Problem: Scan the entries below for the word "Cpad". Copy each line that has it.

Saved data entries
<<<<

#define FSTG_T 64
#define FSTG_LB 16
#define FSTG_RS_MFMA 80
__global__ __launch_bounds__(256) void tpg_fst_hudson_gemm_kernel(FstSrc src, int64_t m, int G, int ntile, int kmax,
                                                                  double* __restrict__ part) {
  extern __shared__ __attribute__((aligned(16))) double sh[];
  constexpr int RS = FSTG_RS_MFMA;
  double* ra = sh;
  double* rc = sh + FSTG_LB * RS;
  double* cb = sh + 2 * FSTG_LB * RS;
  const int tR = blockIdx.y / ntile, tC = blockIdx.y % ntile;
  const bool diag = tR == tC;
  double* cc = diag ? rc : sh + 3 * FSTG_LB * RS;
  double* inv = sh + 4 * FSTG_LB * RS;
  for (int A = threadIdx.x; A <= kmax; A += 256) { inv[2 * A] = 1.0 / (double)A; inv[2 * A + 1] = 1.0 / ((double)A - 1.0); }
  double AB[4][4], CB[4][4], CC[4][4];
#pragma unroll
  for (int r = 0; r < 4; r++)
#pragma unroll
    for (int c = 0; c < 4; c++) { AB[r][c] = 0.0; CB[r][c] = 0.0; CC[r][c] = 0.0; }
  const int lane = threadIdx.x & 63, wv = threadIdx.x >> 6, r16 = lane & 15, kq = lane >> 4;
  const int64_t nchunks = (m + FSTG_LB - 1) / FSTG_LB;
  constexpr int NSLOT = 2 * FSTG_LB * FSTG_T / 256;
  const int nslot = (diag ? 1 : 2) * FSTG_LB * FSTG_T / 256;
  int pn1[NSLOT], pn2[NSLOT], pnv[NSLOT];
  auto fetch = [&](int64_t ch) {
#pragma unroll
    for (int i = 0; i < NSLOT; i++) {
      pn1[i] = 0; pn2[i] = 0; pnv[i] = 0;
      if (i < nslot && ch < nchunks) {
        const int idx = threadIdx.x + 256 * i;
        const int side = idx / (FSTG_LB * FSTG_T), rem = idx % (FSTG_LB * FSTG_T);
        const int g = (side ? tC : tR) * FSTG_T + rem % FSTG_T;
        const int64_t j = ch * FSTG_LB + rem / FSTG_T;
        if (j < m && g < G) {
          const int64_t plane = src.Mpad * src.Cpad, o = j * src.Cpad + g;
          pn1[i] = src.cnt[o]; pn2[i] = src.cnt[plane + o]; pnv[i] = src.cnt[2 * plane + o];
        }
      }
    }
  };
  if (kmax > 0) fetch(blockIdx.x);
  for (int64_t ch = blockIdx.x; ch < nchunks; ch += gridDim.x) {
    const int64_t j0 = ch * FSTG_LB;
    __syncthreads();
    if (kmax > 0) {
#pragma unroll
      for (int i = 0; i < NSLOT; i++) {
        if (i >= nslot) break;
        const int idx = threadIdx.x + 256 * i;
        const int side = idx / (FSTG_LB * FSTG_T), rem = idx % (FSTG_LB * FSTG_T);
        double a = 0.0, b = 0.0, c = 0.0;
        const int A = min(2 * pnv[i], kmax);
        if (A > 0) {
          const double vp = (double)(pn1[i] + 2 * pn2[i]) * inv[2 * A];
          const double e = (vp * (1 - vp)) * inv[2 * A + 1];
          if (e == e) { a = vp * vp - e; b = 1.0; c = vp; }
        }
        const int srem = (rem / FSTG_T) * RS + rem % FSTG_T;
        if (side) { cb[srem] = b; cc[srem] = c; }
        else {
          ra[srem] = a; rc[srem] = c;
          if (diag) cb[srem] = b;
        }
      }
    } else {
      for (int idx = threadIdx.x; idx < (diag ? 1 : 2) * FSTG_LB * FSTG_T; idx += 256) {
        const int side = idx / (FSTG_LB * FSTG_T), rem = idx % (FSTG_LB * FSTG_T);
        const int l = rem / FSTG_T, gl = rem % FSTG_T;
        const int g = (side ? tC : tR) * FSTG_T + gl;
        const int64_t j = j0 + l;
        double a = 0.0, b = 0.0, c = 0.0;
        if (j < m && g < G) {
          double vn, vp, vh;
          fst_stage(src, m, j, g, vn, vp, vh);
          const double e = (vp * (1 - vp)) / (vn - 1);
          if (vp == vp && e == e) { a = vp * vp - e; b = 1.0; c = vp; }
        }
        const int srem = l * RS + gl;
        if (side) { cb[srem] = b; cc[srem] = c; }
        else {
          ra[srem] = a; rc[srem] = c;
          if (diag) cb[srem] = b;
        }
      }
    }
    __syncthreads();
    if (kmax > 0) fetch(ch + gridDim.x);
#pragma unroll
    for (int l = 0; l < FSTG_LB; l += 4) {
      const double av = ra[(l + kq) * RS + 16 * wv + r16], cv = rc[(l + kq) * RS + 16 * wv + r16];
#pragma unroll
      for (int ct = 0; ct < 4; ct++) {
        const double bv = cb[(l + kq) * RS + 16 * ct + r16], dv = cc[(l + kq) * RS + 16 * ct + r16];
        *(v4d*)AB[ct] = __builtin_amdgcn_mfma_f64_16x16x4f64(av, bv, *(v4d*)AB[ct], 0, 0, 0);
        *(v4d*)CB[ct] = __builtin_amdgcn_mfma_f64_16x16x4f64(cv, bv, *(v4d*)CB[ct], 0, 0, 0);
        *(v4d*)CC[ct] = __builtin_amdgcn_mfma_f64_16x16x4f64(cv, dv, *(v4d*)CC[ct], 0, 0, 0);
      }
    }
  }
  double* o = part + (((int64_t)blockIdx.x * gridDim.y + blockIdx.y) * 3) * FSTG_T * FSTG_T;
#pragma unroll
  for (int ct = 0; ct < 4; ct++)
#pragma unroll
    for (int reg = 0; reg < 4; reg++) {
      const int q = (16 * wv + kq + 4 * reg) * FSTG_T + 16 * ct + r16;
      o[q] = AB[ct][reg];
      o[FSTG_T * FSTG_T + q] = CB[ct][reg];
      o[2 * FSTG_T * FSTG_T + q] = CC[ct][reg];
    }
}

#define FSTG_SL 16
__global__ __launch_bounds__(256) void tpg_fst_hudson_gemm_reduce_kernel(const double* __restrict__ part, int nbx, int64_t cells,
                                                                         double* __restrict__ full) {
  const int64_t q = blockIdx.x * (int64_t)blockDim.x + threadIdx.x;
  if (q >= cells) return;
  double s = 0.0;
  for (int b = blockIdx.y; b < nbx; b += FSTG_SL) s += part[(int64_t)b * cells + q];
  full[(int64_t)blockIdx.y * cells + q] = s;
}

__global__ void tpg_fst_hudson_gemm_final_kernel(const double* __restrict__ full, int64_t cells, int ntile,
                                                 const int32_t* __restrict__ pairs0, int P, double* __restrict__ fst_tot,
                                                 double* __restrict__ sum_num, double* __restrict__ sum_den) {
  const int pi = blockIdx.x * blockDim.x + threadIdx.x;
  if (pi >= P) return;
  const int g1 = pairs0[2 * pi], g2 = pairs0[2 * pi + 1];
  auto at = [&](int prod, int r, int c) {
    const int t = (r / FSTG_T) * ntile + c / FSTG_T;
    const int64_t q = (((int64_t)t * 3 + prod) * FSTG_T + r % FSTG_T) * FSTG_T + c % FSTG_T;
    double v = 0.0;
    for (int sl = 0; sl < FSTG_SL; sl++) v += full[(int64_t)sl * cells + q];
    return v;
  };
  const double cc2 = 2 * at(2, g1, g2);
  const double sn = at(0, g1, g2) + at(0, g2, g1) - cc2, sd = at(1, g1, g2) + at(1, g2, g1) - cc2;
  if (fst_tot) fst_tot[pi] = sn / sd;
  if (sum_num) { sum_num[pi] = sn; sum_den[pi] = sd; }
}

#define FSTW_TAB 4
template <int PPT, int GS>
__global__ __launch_bounds__(256) void tpg_fst_wc84_tab_kernel(FstSrc src, int64_t m, int G, int LB, int kmax,
                                                               const int32_t* __restrict__ pairs0, int P,
                                                               double* __restrict__ part) {
  extern __shared__ __attribute__((aligned(16))) double sh[];
  const int gs = GS ? GS : G;
  const uint32_t sb_b = (uint32_t)LB * gs * 16u, tab_b = (uint32_t)LB * gs * 32u, tab2_b = tab_b + (uint32_t)(kmax + 1) * 16u;
  char* shb = (char*)sh;
  for (int A = threadIdx.x; A <= kmax; A += 256) {
    const double nt = 0.5 * (double)A, nb1 = 0.5 * nt - 1.0;
    const double r = 1.0 / nt, sv = 1.0 / nb1;
    double* t = (double*)(shb + tab_b) + (size_t)A * 2;
    t[0] = r;
    t[1] = (0.5 * (nt - 1.0)) * r;
    double* t2 = (double*)(shb + tab2_b) + (size_t)A * 2;
    t2[0] = (0.5 * nt) * sv;
    t2[1] = (0.25 * (nt * nt)) * sv;
  }
  int pidx[PPT];
  uint32_t o1[PPT], o2[PPT];
  double sum_num[PPT], sum_den[PPT];
#pragma unroll
  for (int k = 0; k < PPT; k++) {
    pidx[k] = (blockIdx.y * PPT + k) * 256 + threadIdx.x;
    o1[k] = 0; o2[k] = 0;
    if (pidx[k] < P) { o1[k] = (uint32_t)pairs0[2 * pidx[k]]; o2[k] = (uint32_t)pairs0[2 * pidx[k] + 1]; }
    sum_num[k] = 0.0; sum_den[k] = 0.0;
  }
  const int64_t nchunks = (m + LB - 1) / LB;
  constexpr int FSTW_SLOTS = 8;
  int pn1[FSTW_SLOTS], pn2[FSTW_SLOTS], pnv[FSTW_SLOTS];
  auto fetch = [&](int64_t ch) {
    const int64_t plane = src.Mpad * src.Cpad;
#pragma unroll
    for (int i = 0; i < FSTW_SLOTS; i++) {
      pn1[i] = 0; pn2[i] = 0; pnv[i] = 0;
      const int idx = threadIdx.x + 256 * i;
      if (idx < LB * G && ch < nchunks) {
        const int64_t j = ch * LB + idx / G;
        if (j < m) {
          const int64_t o = j * src.Cpad + idx % G;
          pn1[i] = src.cnt[o]; pn2[i] = src.cnt[plane + o]; pnv[i] = src.cnt[2 * plane + o];
        }
      }
    }
  };
  fetch(blockIdx.x);
  for (int64_t ch = blockIdx.x; ch < nchunks; ch += gridDim.x) {
    const int64_t j0 = ch * LB;
    __syncthreads();
#pragma unroll
    for (int i = 0; i < FSTW_SLOTS; i++) {
      const int idx = threadIdx.x + 256 * i;
      if (idx < LB * G) {
        const double vn = (double)(2 * pnv[i]);
        const double vp = (double)(pn1[i] + 2 * pn2[i]) / vn, vh = (double)(2 * pn1[i]) / vn;
        const double ni = 0.5 * vn;
        const uint32_t q = (uint32_t)((idx / G) * gs + idx % G);
        *(v2d*)(shb + q * 16u) = v2d{ni, vp};
        *(v2d*)(shb + sb_b + q * 16u) = v2d{vh * ni, 1.0 / ni};
      }
    }
    __syncthreads();
    fetch(ch + gridDim.x);
    const int lmax = (int)((m - j0) < LB ? (m - j0) : LB);
#pragma unroll
    for (int k = 0; k < PPT; k++) {
      if (pidx[k] >= P) continue;
      const uint32_t a1 = o1[k] * 16u, a2 = o2[k] * 16u;
      double sn = sum_num[k], sd = sum_den[k];
#pragma unroll 4
      for (int l = 0; l < lmax; l++) {
#pragma clang fp contract(fast)
        const uint32_t lo = (uint32_t)l * (uint32_t)gs;
        const v2d s1a = *(const v2d*)(shb + a1 + lo * 16u), s2a = *(const v2d*)(shb + a2 + lo * 16u);
        const v2d s1b = *(const v2d*)(shb + sb_b + a1 + lo * 16u), s2b = *(const v2d*)(shb + sb_b + a2 + lo * 16u);
        const v4d s1 = v4d{s1a[0], s1a[1], s1b[0], s1b[1]}, s2 = v4d{s2a[0], s2a[1], s2b[0], s2b[1]};
        const int A = min(__double2int_rz(2.0 * (s1[0] + s2[0])), kmax);
        const v2d ta = *(const v2d*)(shb + tab_b + (uint32_t)A * 16u), tb = *(const v2d*)(shb + tab2_b + (uint32_t)A * 16u);
        const v4d t = v4d{ta[0], ta[1], tb[0], tb[1]};
        const double p_bar = fma(s2[1], s2[0], s1[1] * s1[0]) * t[0], h_bar = (s1[2] + s2[2]) * t[0];
        const double d = s1[1] - s2[1], d2 = d * d;
        const double half_s2 = (d2 * (s1[0] * s2[0])) * (t[0] * t[0]);
        const double core = fma(-p_bar, p_bar, p_bar) - half_s2;
        const double X = t[3] * (s1[3] * s2[3]);
        const double a = fma(-X, fma(-0.25, h_bar, core), 0.5 * d2);
        const double b = t[2] * fma(-t[1], h_bar, core);
        const double den = fma(0.5, h_bar, a + b);
        if (den == den) { sn += a; sd += den; }
      }
      sum_num[k] = sn; sum_den[k] = sd;
    }
  }
#pragma unroll
  for (int k = 0; k < PPT; k++)
    if (pidx[k] < P) {
      part[((int64_t)blockIdx.x * P + pidx[k]) * 2] = sum_num[k];
      part[((int64_t)blockIdx.x * P + pidx[k]) * 2 + 1] = sum_den[k];
    }
}

#define FSTT_KMAX 511
#define FSTT_LB 16
#define FSTT_TAB2 (512 * 16)
#define FSTT_SA (2 * 512 * 16)
#define FSTT_SB (FSTT_SA + FSTT_LB * 64 * 16)
#define FSTT_LDS (FSTT_SB + FSTT_LB * 64 * 16)
__global__ __launch_bounds__(256, 3) void tpg_fst_wc84_tile_kernel(FstSrc src, int64_t m, int G, int kmax,
                                                                   const int32_t* __restrict__ tasks, int ntask, int P,
                                                                   double* __restrict__ part) {
  __shared__ __attribute__((aligned(16))) char shb[FSTT_LDS];
  constexpr int NPT = FSTW_TR * FSTW_TC, LB = FSTT_LB, GS = 64;
  for (int A = threadIdx.x; A <= kmax; A += 256) {
    const double nt = 0.5 * (double)A, nb1 = 0.5 * nt - 1.0;
    const double r = 1.0 / nt, sv = 1.0 / nb1;
    double* t = (double*)shb + (size_t)A * 2;
    t[0] = r * 0.03125;
    t[1] = (0.5 * (nt - 1.0)) * r;
    double* t2 = (double*)(shb + FSTT_TAB2) + (size_t)A * 2;
    t2[0] = (0.5 * nt) * sv;
    t2[1] = (0.25 * (nt * nt)) * sv;
  }
  const int task = blockIdx.y * 256 + threadIdx.x;
  const bool active = task < ntask;
  int pidx[NPT];
  uint32_t ro[FSTW_TR], co[FSTW_TC];
  double sum_num[NPT], sum_den[NPT];
  {
    const int r0 = active ? tasks[task * FSTW_TASK_INTS] : 0, c0 = active ? tasks[task * FSTW_TASK_INTS + 1] : 0;
#pragma unroll
    for (int i = 0; i < FSTW_TR; i++) ro[i] = (uint32_t)min(r0 + i, G - 1) * 16u;
#pragma unroll
    for (int j = 0; j < FSTW_TC; j++) co[j] = (uint32_t)min(c0 + j, G - 1) * 16u;
#pragma unroll
    for (int k = 0; k < NPT; k++) {
      pidx[k] = active ? tasks[task * FSTW_TASK_INTS + 2 + k] : -1;
      sum_num[k] = 0.0; sum_den[k] = 0.0;
    }
  }
  const int64_t nchunks = (m + LB - 1) / LB;
  constexpr int SLOTS = LB * GS / 256;
  int pn1[SLOTS], pn2[SLOTS], pnv[SLOTS];
  auto fetch = [&](int64_t ch) {
    const int64_t plane = src.Mpad * src.Cpad;
#pragma unroll
    for (int i = 0; i < SLOTS; i++) {
      pn1[i] = 0; pn2[i] = 0; pnv[i] = 0;
      if ((int)(threadIdx.x & 63u) < G && ch < nchunks) {
        const int64_t j = ch * LB + (threadIdx.x >> 6) + 4 * i;
        if (j < m) {
          const int64_t o = j * src.Cpad + (threadIdx.x & 63u);
          pn1[i] = src.cnt[o]; pn2[i] = src.cnt[plane + o]; pnv[i] = src.cnt[2 * plane + o];
        }
      }
    }
  };
  typedef __attribute__((address_space(3))) const char lchar;
  typedef __attribute__((address_space(3))) const v2d lv2d;
  auto locus = [&](lchar* const* pr, lchar* const* pc, auto off) {
#pragma clang fp contract(fast)
    constexpr int OFF = decltype(off)::value;
    v4d R[FSTW_TR], Cc[FSTW_TC];
#pragma unroll
    for (int i = 0; i < FSTW_TR; i++) {
      const v2d a = *(lv2d*)(pr[i] + OFF), b = *(lv2d*)(pr[i] + OFF + (FSTT_SB - FSTT_SA));
      R[i] = v4d{a[0], a[1], b[0], b[1]};
    }
#pragma unroll
    for (int j = 0; j < FSTW_TC; j++) {
      const v2d a = *(lv2d*)(pc[j] + OFF), b = *(lv2d*)(pc[j] + OFF + (FSTT_SB - FSTT_SA));
      Cc[j] = v4d{a[0], a[1], b[0], b[1]};
    }
    double av[NPT], dv[NPT];
    bool ok = true;
#pragma unroll
    for (int i = 0; i < FSTW_TR; i++)
#pragma unroll
      for (int j = 0; j < FSTW_TC; j++) {
        const int k = i * FSTW_TC + j;
        const v4d s1 = R[i], s2 = Cc[j];
        const int A16 = __double2int_rz(s1[0] + s2[0]);
        const v2d ta = *(const v2d*)(shb + A16), tb = *(const v2d*)(shb + A16 + FSTT_TAB2);
        const v4d t = v4d{ta[0], ta[1], tb[0], tb[1]};
        const double p_bar = fma(s2[1], s2[0], s1[1] * s1[0]) * t[0], h_bar = (s1[2] + s2[2]) * t[0];
        const double d = s1[1] - s2[1], d2 = d * d;
        const double half_s2 = (d2 * (s1[0] * s2[0])) * (t[0] * t[0]);
        const double core = fma(-p_bar, p_bar, p_bar) - half_s2;
        const double X = t[3] * (s1[3] * s2[3]);
        const double a = fma(-X, fma(-0.25, h_bar, core), 0.5 * d2);
        const double b = t[2] * fma(-t[1], h_bar, core);
        const double den = fma(0.5, h_bar, a + b);
        av[k] = a; dv[k] = den;
        ok = ok && den == den;
      }
    if (__all(ok)) {
#pragma unroll
      for (int k = 0; k < NPT; k++) { sum_num[k] += av[k]; sum_den[k] += dv[k]; }
    } else {
#pragma unroll
      for (int k = 0; k < NPT; k++)
        if (dv[k] == dv[k]) { sum_num[k] += av[k]; sum_den[k] += dv[k]; }
    }
  };
  fetch(blockIdx.x);
  for (int64_t ch = blockIdx.x; ch < nchunks; ch += gridDim.x) {
    const int64_t j0 = ch * LB;
    __syncthreads();
#pragma unroll
    for (int i = 0; i < SLOTS; i++) {
      if ((int)(threadIdx.x & 63u) < G) {
        const int nv = min(pnv[i], kmax >> 2);
        const double rn = 32.0 * *(const double*)(shb + (uint32_t)nv * 32u);
        const double ni = (double)nv;
        const double vp = (double)(pn1[i] + 2 * pn2[i]) * (0.5 * rn);
        const uint32_t q = threadIdx.x + 256u * (uint32_t)i;
        *(v2d*)(shb + FSTT_SA + q * 16u) = v2d{32.0 * ni, vp};
        *(v2d*)(shb + FSTT_SB + q * 16u) = v2d{32.0 * (double)pn1[i], rn};
      }
    }
    __syncthreads();
    fetch(ch + gridDim.x);
    const int lmax = (int)((m - j0) < LB ? (m - j0) : LB);
    if (!active) continue;
    lchar *pr[FSTW_TR], *pc[FSTW_TC];
#pragma unroll
    for (int i = 0; i < FSTW_TR; i++) pr[i] = (lchar*)(shb + FSTT_SA + ro[i]);
#pragma unroll
    for (int j = 0; j < FSTW_TC; j++) pc[j] = (lchar*)(shb + FSTT_SA + co[j]);
    int l = 0;
    for (; l + 2 <= lmax; l += 2) {
      locus(pr, pc, std::integral_constant<int, 0>{});
      locus(pr, pc, std::integral_constant<int, GS * 16>{});
#pragma unroll
      for (int i = 0; i < FSTW_TR; i++) pr[i] += 2 * GS * 16;
#pragma unroll
      for (int j = 0; j < FSTW_TC; j++) pc[j] += 2 * GS * 16;
    }
    if (l < lmax) locus(pr, pc, std::integral_constant<int, 0>{});
  }
#pragma unroll
  for (int k = 0; k < NPT; k++)
    if (pidx[k] >= 0) {
      part[((int64_t)blockIdx.x * P + pidx[k]) * 2] = sum_num[k];
      part[((int64_t)blockIdx.x * P + pidx[k]) * 2 + 1] = sum_den[k];
    }
}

>>>>

Task answer:
          const int64_t plane = src.Mpad * src.Cpad, o = j * src.Cpad + g;
    const int64_t plane = src.Mpad * src.Cpad;
          const int64_t o = j * src.Cpad + idx % G;
    const int64_t plane = src.Mpad * src.Cpad;
          const int64_t o = j * src.Cpad + (threadIdx.x & 63u);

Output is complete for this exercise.